The World After Covid-19

When a force is placed on a material, the material stretches or compresses in response to the force. We are all familiar with materials like rubber which stretch very easily. What happens when the stress is removed depends on how far the atoms have been moved. There are broadly two types of deformation:

Elastic deformation - When the stress is removed the material returns to the dimension it had before the load was applied. The deformation is reversible, non-permanent.

Plastic deformation - This occurs when a large stress is applied to a material. The stress is so large that when removed, the material does not spring back to its previous dimension.
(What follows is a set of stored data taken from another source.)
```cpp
void lg_configure_kernels() {
    static bool done = false;
    if (done) return;
    done = true;
    const LinearArgsH cfg{};
    hipStream_t s = nullptr;
    launch_linear_h<64, 128, 1, 2, EPH_F32>(s, 0, cfg);   launch_linear_h<64, 64, 1, 1, EPH_RESID>(s, 0, cfg);
    launch_linear_h<64, 192, 1, 3, EPH_QKV>(s, 0, cfg);   launch_linear_h<64, 128, 1, 2, EPH_CROSS>(s, 0, cfg);
    launch_linear_big<128, 128, 2, 2, EPH_QKV>(s, 0, cfg); launch_linear_big<128, 128, 2, 2, EPH_CROSS>(s, 0, cfg);
    {
        constexpr int big_lds = sslam::BIG_STAGES * sslam::big_stage_halves<128, 128>() * (int)sizeof(_Float16);
        (void)hipFuncSetAttribute((const void*)lg_proj_big_kernel<128, 128, 2, 2>, hipFuncAttributeMaxDynamicSharedMemorySize, big_lds);
        (void)hipFuncSetAttribute((const void*)lg_sim_big_kernel<128, 128, 2, 2>, hipFuncAttributeMaxDynamicSharedMemorySize, big_lds);
    }
    (void)hipFuncSetAttribute((const void*)lg_ffn_fused_kernel<1>, hipFuncAttributeMaxDynamicSharedMemorySize, sslam::FFN_LDS_BYTES);
    (void)hipFuncSetAttribute((const void*)lg_ffn_fused_kernel<1, true>, hipFuncAttributeMaxDynamicSharedMemorySize, sslam::FFN_LDS_BYTES);
    (void)hipFuncSetAttribute((const void*)lg_ffn_fused_kernel<2>, hipFuncAttributeMaxDynamicSharedMemorySize, sslam::FFN_LDS_BYTES);
}

void lg_note_sharing(sslam_lightglue* g, int pairs, const StageSrc& src) {
    const LGPlan plan = sslam::lg_plan(g->hooks, g->Kc, 2 * pairs, g->depth_conf > 0.0f || g->width_conf > 0.0f);
    g->last_distinct = lg_alias_table(plan, src, 2 * pairs, g->last_fanout).distinct;
}

int lg_enqueue_cached(sslam_lightglue* g, int pairs, const StageSrc& src, float min_conf, int32_t* ij_out,
                      float* score_out, int32_t* info_out, long out_stride) {
    g->last_pairs = pairs;
    lg_note_sharing(g, pairs, src);
    if (!g->use_graphs || g->profile)
        return lg_enqueue(g, pairs, src, min_conf, ij_out, score_out, info_out, out_stride);
    std::vector<uint64_t> key{(uint64_t)pairs, (uint64_t)ij_out, (uint64_t)score_out, (uint64_t)info_out,
                              (uint64_t)out_stride, 0};
    memcpy(&key[5], &min_conf, sizeof(float));
    for (int i = 0; i < 2 * pairs; ++i) {
        key.push_back((uint64_t)src.xy[i]); key.push_back((uint64_t)src.desc[i]);
        key.push_back((uint64_t)src.cnt[i]); key.push_back((uint64_t)src.bound[i]);
        uint64_t sz = 0; memcpy(&sz, &src.size_w[i], 4); memcpy((char*)&sz + 4, &src.size_h[i], 4);
        key.push_back(sz);
    }
    return sslam::run_cached(g->graphs, g->ctx->stream, key, [&] {
        return lg_enqueue(g, pairs, src, min_conf, ij_out, score_out, info_out, out_stride);
    });
// ... 20 lines not shown
    g->NB = max_pairs; g->NIc = 2 * max_pairs;
    g->KSmax = sslam::lg_ks_max(Kc);
    if (const char* e = getenv("SSLAM_LG_SIM_EXACT")) g->hooks.sim_exact = e[0] == '1';
    const size_t K = (size_t)Kc, NI = (size_t)g->NIc, NB = (size_t)max_pairs;
    auto bind = [&](sslam::Slab& A) {
        g->blob = A.take<float>(n_floats);
        g->ctrl = A.take<LGCtrl>(NB); g->ctrl_shadow = A.take<LGCtrl>(NB);
        g->range_sticky = A.take<int>(4);
        g->x = A.take<float>(NI * K * D); g->msg = A.take<float>(NI * K * D);
        g->tx = A.take<float>(NI * K * D); g->md = A.take<float>(NI * K * D);
        g->hid = A.take<float>(NI * K * 2 * D);
        g->q = A.take<float>(NI * K * D); g->k = A.take<float>(NI * K * D); g->v = A.take<float>(NI * K * D);
        g->enc_cos = A.take<float>(NI * K * ENC); g->enc_sin = A.take<float>(NI * K * ENC);
        g->tc = A.take<float>(NI * K * ENC); g->ts = A.take<float>(NI * K * ENC);
        g->o_part = A.take<float>((size_t)g->KSmax * NI * NH * K * DH);
        g->m_part = A.take<float>((size_t)g->KSmax * NI * NH * K);
        g->l_part = A.take<float>((size_t)g->KSmax * NI * NH * K);
        g->conf = A.take<float>(NI * K); g->mat = A.take<float>(NI * K); g->bbox = A.take<float>(NI * 4);
        g->sim = A.take<float>(NB * K * K);
        g->rmax = A.take<float>(NB * K); g->rlog = A.take<float>(NB * K); g->cmax = A.take<float>(NB * K);
        g->clog = A.take<float>(NB * K); g->best0 = A.take<float>(NB * K);
        g->ind = A.take<int>(NI * K); g->gmap = A.take<int>(NI * K); g->prune = A.take<int>(NI * K);
        g->arg0 = A.take<int>(NB * K); g->arg1 = A.take<int>(NB * K);
        g->cpmax = A.take<float>(NB * CSLAB * K); g->cpsum = A.take<float>(NB * CSLAB * K);
        g->cpval = A.take<float>(NB * CSLAB * K); g->cparg = A.take<int>(NB * CSLAB * K);
        g->in_xy = A.take<float>(NI * K * 2); g->in_desc = A.take<float>(NI * K * DIN);
        g->up_xy = A.take<float>(2 * K * 2); g->up_desc = A.take<float>(2 * K * DIN);
        g->out_ij = A.take<int32_t>(2 * K); g->out_score = A.take<float>(K); g->out_info = A.take<int32_t>(8);
        g->w_hi = A.take<_Float16>(n_floats); g->w_lo = A.take<_Float16>(n_floats);
        for (int i = 0; i < NL; ++i)
            for (int c = 0; c < 2; ++c) {
                g->ffn_w1f[i][c] = A.take<_Float16>((size_t)2 * 4 * D * D);
                g->ffn_w2f[i][c] = A.take<_Float16>((size_t)2 * 2 * D * D);
            }
        g->xs_hi = A.take<_Float16>(NI * K * D); g->xs_lo = A.take<_Float16>(NI * K * D);
        g->msgs_hi = A.take<_Float16>(NI * K * D); g->msgs_lo = A.take<_Float16>(NI * K * D);
        g->hids_hi = A.take<_Float16>(NI * K * 2 * D); g->hids_lo = A.take<_Float16>(NI * K * 2 * D);
        g->qs_hi = A.take<_Float16>(NI * K * D); g->qs_lo = A.take<_Float16>(NI * K * D);
        g->ks_hi = A.take<_Float16>(NI * K * D); g->ks_lo = A.take<_Float16>(NI * K * D);
        g->vts_hi = A.take<_Float16>(NI * K * D); g->vts_lo = A.take<_Float16>(NI * K * D);
    };
    if (int rc = g->slab.alloc("sslam_lightglue_create", true, bind)) return rc;
    SSLAM_HIP_CHECK(hipMemcpy(g->blob, weights, n_floats * 4, hipMemcpyHostToDevice));
    if (int rc = lg_bind_weights(g.get(), n_floats)) return rc;
    g->n_blob = n_floats;
    {
        auto splitw = [&](const float* w, int N, int K) {
            const size_t off = (size_t)(w - g->blob), n = (size_t)N * K;
            hipLaunchKernelGGL(lg_split_weight_kernel, dim3((unsigned)((n + 255) / 256)), dim3(256), 0, ctx->stream,
                               w, g->w_hi + off, g->w_lo + off, N, K, g->range_sticky);
        };
        for (int i = 0; i < NL; ++i) {
            const LGLayerW& l = g->L[i];
            splitw(l.wqkv, 3 * D, D); splitw(l.w1, 2 * D, 2 * D); splitw(l.w2, D, 2 * D);
            splitw(l.cqkv, 2 * D, D); splitw(l.cw1, 2 * D, 2 * D); splitw(l.cw2, D, 2 * D);
            hipLaunchKernelGGL(lg_pack_ffn_kernel, dim3(4 * D * D / 256), dim3(256), 0, ctx->stream, l.w1, l.w2,
                               g->ffn_w1f[i][0], g->ffn_w2f[i][0], g->range_sticky);
            hipLaunchKernelGGL(lg_pack_ffn_kernel, dim3(4 * D * D / 256), dim3(256), 0, ctx->stream, l.cw1, l.cw2,
                               g->ffn_w1f[i][1], g->ffn_w2f[i][1], g->range_sticky);
        }
        splitw(g->w_in, D, DIN);
        for (int i = 0; i < NL; ++i) splitw(g->fp_w + (size_t)i * g->fp_stride, D, D);
        int wflag = 0;
        if (int rc = lg_take_range_flag(g.get(), &wflag)) return rc;
        SSLAM_REQUIRE(!wflag, "sslam_lightglue_create: a weight with |value| >= 65520 does not fit the fp16 planes of the "
                              "split-precision path");
    }
    sslam::ctx_retain(ctx);
    *out = g.release();
    return 0;
}

int sslam_lightglue_create(sslam_ctx* ctx, const float* weights, size_t n_floats, int max_kpts,
                           sslam_lightglue** out) {
    return sslam_lightglue_create_batched(ctx, weights, n_floats, max_kpts, 1, out);
}

int sslam_lightglue_destroy(sslam_lightglue* g) {
    return sslam::destroy_instance(g);
}

int sslam_lightglue_set_conf(sslam_lightglue* g, float depth_confidence, float width_confidence,
                             float filter_threshold, int prune_min_kpts) {
    SSLAM_REQUIRE(g != nullptr, "sslam_lightglue_set_conf: NULL instance");
    g->settings_changed();
    g->depth_conf = depth_confidence; g->width_conf = width_confidence;
    g->filter_thr = filter_threshold; g->prune_min = prune_min_kpts;
    return 0;
}

int sslam_lightglue_match_batch_dev(sslam_lightglue* g, int n_pairs, const float* const* xy0,
                                    const float* const* desc0, const int32_t* const* m_dev, const int32_t* M,
// ... 137 lines not shown
    }
    *total_ms_out = tot;
    *launches_out = (int32_t)(g->ev_used / 2);
    g->ev_used = 0;
    return 0;
}

int sslam_lightglue_set_precision(sslam_lightglue* g, int mode) {
    SSLAM_REQUIRE(g != nullptr && (mode == 0 || mode == 1 || mode == 2), "sslam_lightglue_set_precision: bad argument");
    g->settings_changed();
    g->hooks.precision = mode;
    return 0;
}

int sslam_lightglue_debug_layers(sslam_lightglue* g, int layers, int self_only) {
    SSLAM_REQUIRE(g != nullptr && layers >= 1 && layers <= NL, "sslam_lightglue_debug_layers: bad argument");
    g->settings_changed();
    g->hooks.layers = layers; g->hooks.self_only = self_only != 0;
    return 0;
}

int sslam_lightglue_debug_key_split(sslam_lightglue* g, int ks) {
    SSLAM_REQUIRE(g != nullptr && ((ks >= -5 && ks <= 2 && ks != -2) || ks == 4 || ks == 101 || ks == 102 || ks == 104),
                  "sslam_lightglue_debug_key_split: ks must be -5 (split by size, assembly kernel, the merge as a launch of its own), "
                  "-4 (split by size, r02 4-wave kernel), -3 (no split, assembly kernel), "
                  "-1 (no split, r02 4-wave kernel), 0, 1, 2 or 4 (forced split, r02 4-wave kernel), 101, 102 or 104 (forced split, "
                  "assembly kernel)");
    g->settings_changed();
    g->hooks.key_split = ks;
    return 0;
}

int sslam_lightglue_debug_big_gemm(sslam_lightglue* g, int mode) {
    SSLAM_REQUIRE(g != nullptr && mode >= -1 && mode <= 5 && mode != 4, "sslam_lightglue_debug_big_gemm: bad argument");
    g->settings_changed();
    g->hooks.big_gemm = mode;
    return 0;
}

int sslam_lightglue_debug_split_form(sslam_lightglue* g, int mask) {
    SSLAM_REQUIRE(g != nullptr && mask >= 0 && mask <= 0xff, "sslam_lightglue_debug_split_form: bad argument");
    g->settings_changed();
    if (mask && !g->zero_plane) {
        const size_t act = (size_t)g->NIc * g->Kc * 2 * D, wmax = (size_t)4 * D * D;
        const size_t n = (act > wmax ? act : wmax) * sizeof(_Float16);
        SSLAM_HIP_CHECK(hipSetDevice(g->ctx->device));
        SSLAM_HIP_CHECK(hipMalloc((void**)&g->zero_plane, n));
        SSLAM_HIP_CHECK(hipMemset(g->zero_plane, 0, n));
    }
    g->hooks.study = mask;
    return 0;
}

int sslam_lightglue_debug_share_frames(sslam_lightglue* g, int enable) {
    SSLAM_REQUIRE(g != nullptr && (enable == 0 || enable == 1), "sslam_lightglue_debug_share_frames: bad argument");
    g->settings_changed();
    g->hooks.share_frames = enable != 0;
    return 0;
}

int sslam_lightglue_debug_share_info(sslam_lightglue* g, int32_t* out) {
    SSLAM_REQUIRE(g && out, "sslam_lightglue_debug_share_info: NULL argument");
    out[0] = g->last_distinct; out[1] = g->last_fanout ? 1 : 0;
    return 0;
}

int sslam_lightglue_use_graphs(sslam_lightglue* g, int enable) {
// ... 25 lines not shown
```

Measured before the change: 1256 frames/s.

## Add resident-activation projection kernel with prepacked fragment-ordered QKV weights

Adds a projection kernel for the self QKV and cross QK/V linears. Each block loads a 64-token hi/lo activation tile into LDS once and sweeps every output column block, streaming weights prepacked into MFMA fragment order straight into registers through an 8-deep register ring. It is meant to cut repeated activation reloads and the LDS staging of weights that the tiled big GEMM pays for. The cost is extra weight storage and pack kernels at creation, plus fewer, longer-running blocks per launch, which may leave the GPU underfilled when token counts are small.

```diff
diff --git a/opencv-simpleslam_amd/csrc/lg_plan.hpp b/opencv-simpleslam_amd/csrc/lg_plan.hpp
--- a/opencv-simpleslam_amd/csrc/lg_plan.hpp
+++ b/opencv-simpleslam_amd/csrc/lg_plan.hpp
@@ -33,6 +33,7 @@
     int ks;
     LGMerge merge;
     LGLinears linears;
+    bool proj_resident;
     LGFfnTile ffn_tile;
     bool heads_in_ffn;
     int layers;
@@ -70,6 +71,7 @@
     const int b = h.big_gemm;
     const bool big = b >= 0 ? b != 0 : ((long)NI * Kc >= 4096 && Kc % 128 == 0);
     p.linears = big ? LGLinears::Big : LGLinears::Ring;
+    p.proj_resident = big && b != 6 && h.study == 0;
     p.ffn_tile = b == 3 || (b != 2 && NI * (Kc / 64) <= 128) ? LGFfnTile::T32 : LGFfnTile::T64;
     p.heads_in_ffn = big && b != 5 && want_heads;
 
diff --git a/opencv-simpleslam_amd/csrc/lightglue_kernels.hip b/opencv-simpleslam_amd/csrc/lightglue_kernels.hip
--- a/opencv-simpleslam_amd/csrc/lightglue_kernels.hip
+++ b/opencv-simpleslam_amd/csrc/lightglue_kernels.hip
@@ -5,6 +5,7 @@
 #include "gemm_f16x3.hpp"
 #include "gemm_f16x3_big.hpp"
 #include "ffn_fused.hpp"
+#include "proj_resident.hpp"
 #include "lg_plan.hpp"
 
 namespace {
@@ -1004,6 +1005,7 @@
 struct LinearArgsH {
     SplitPtr A0, A1; int lda; int K0; int K;
     SplitPtr W; const float* bias; int N;
+    const _Float16* wf;
     float* out; int ldo;
     SplitOut outs;
     SplitOut q, k, vt;
@@ -1206,6 +1208,24 @@
     sslam::gemm_mainloop_big<BM, BN, WM, WN>(ga, p.W, p.NIc * p.Kc, p.K, (int)ibase + rd.row0, (int)ibase + p.Kc, col0,
                                              p.N, lg_ring, c1, c2);
     linear_h_epilogue<BM, BN, TM, TN, WN, NW * 64, EPI>(p, rd, col0, ibase, c1, c2, lg_ring);
+}
+
+template <int EPI>
+__global__ __launch_bounds__(512, 2) void lg_linear_resident_kernel(LinearArgsH p) {
+    extern __shared__ __attribute__((aligned(16))) _Float16 lg_ring[];
+    static_assert(EPI == EPH_QKV || EPI == EPH_CROSS, "the two projections of a block");
+    constexpr int NB = (EPI == EPH_QKV ? 3 : 2) * D / sslam::PR_BN;
+    const int nb = p.Kc / sslam::PR_TOK;
+    RowDom rd;
+    rd.img = blockIdx.x / nb; rd.row0 = (blockIdx.x % nb) * sslam::PR_TOK; rd.n = n_of(p.ctrl, rd.img);
+    if (ctrl_of(p.ctrl, rd.img).stop) return;
+    if (rd.row0 >= rd.n) return;
+    const size_t ibase = (size_t)rd.img * p.Kc;
+    _Float16* const stage = lg_ring + sslam::PR_TILE_BYTES / 2;
+    sslam::proj_resident_tile<NB>(p.A0, p.NIc * p.Kc, p.wf, (int)ibase + rd.row0, (int)ibase + p.Kc, lg_ring,
+                                  [&](int cb, const f32x16 (&c1)[2][1], const f32x16 (&c2)[2][1]) {
+        linear_h_epilogue<sslam::PR_TOK, sslam::PR_BN, 2, 1, 8, 512, EPI>(p, rd, cb * sslam::PR_BN, ibase, c1, c2, stage);
+    });
 }
 
 struct ProjBigArgs {
@@ -1339,6 +1359,15 @@
         w2f[sslam::ffn_w2_frag_index(0, i >> 9, i & 511)] = a;
         w2f[sslam::ffn_w2_frag_index(1, i >> 9, i & 511)] = b;
     }
+}
+
+__global__ void lg_pack_proj_kernel(const float* __restrict__ w, int N, _Float16* __restrict__ wf, int* __restrict__ range_flag) {
+    const int i = blockIdx.x * blockDim.x + threadIdx.x;
+    if (i >= N * D) return;
+    _Float16 a, b;
+    split_f32(w[i], a, b, range_flag);
+    wf[sslam::proj_w_frag_index(0, i / D, i % D)] = a;
+    wf[sslam::proj_w_frag_index(1, i / D, i % D)] = b;
 }
 
 __global__ __launch_bounds__(256) void lg_ln_gelu_h_kernel(const float* __restrict__ hid, SplitOut outs,
@@ -1729,6 +1758,7 @@
     _Float16* zero_plane = nullptr;
     _Float16 *w_hi, *w_lo;
     _Float16 *ffn_w1f[NL][2], *ffn_w2f[NL][2];
+    _Float16* proj_wf[NL][2];
     _Float16 *xs_hi, *xs_lo, *msgs_hi, *msgs_lo, *hids_hi, *hids_lo;
     _Float16 *qs_hi, *qs_lo, *ks_hi, *ks_lo, *vts_hi, *vts_lo;
     size_t n_blob = 0;
@@ -1860,6 +1890,16 @@
     }
     dim3 grid(a.N / BN, NI * sslam::cdiv(a.Kc, BM));
     hipLaunchKernelGGL((lg_linear_big_kernel<BM, BN, WM, WN, EPI>), grid, dim3(NW * 64), lds, s, a);
+}
+
+template <int EPI>
+void launch_linear_resident(hipStream_t s, int NI, const LinearArgsH& a) {
+    if (!a.ctrl) {
+        (void)hipFuncSetAttribute((const void*)lg_linear_resident_kernel<EPI>, hipFuncAttributeMaxDynamicSharedMemorySize,
+                                  sslam::PR_LDS_BYTES);
+        return;
+    }
+    hipLaunchKernelGGL(lg_linear_resident_kernel<EPI>, dim3(NI * (a.Kc / sslam::PR_TOK)), dim3(512), sslam::PR_LDS_BYTES, s, a);
 }
 
 template <int BM, int BN, int TM, int TN, int EPI>
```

There is a permanent, irreversible deformation.

The coming days will see similarities to the Great Depression and the financial crisis of 2008 with it’s effect lasting longer than the 2008 crisis since this particular pandemic has far reaching effect than just the financial system. And we’ll see a permanent deformation but a more anti-fragile economy. We don’t know how bad it will get before it gets any better, but throughout our evolutionary stages, we know that we’ll survive this. In the following paragraphs, my goal is to elucidate the effects and aftermath of the pandemic in order for me to make sense of everything that’s happening.

The Slow Realization of The Fragility Of The Economy

Through February 2020, the U.S. economy had grown for 128 months without any significant decline in economic activity that would mark the beginning of a recession under the criteria used by the National Bureau of Economic Research (NBER), the recognized arbiter of business-cycle dating. The 2009-20 expansion is the longest on record in NBER dating, which goes back to the 1850s.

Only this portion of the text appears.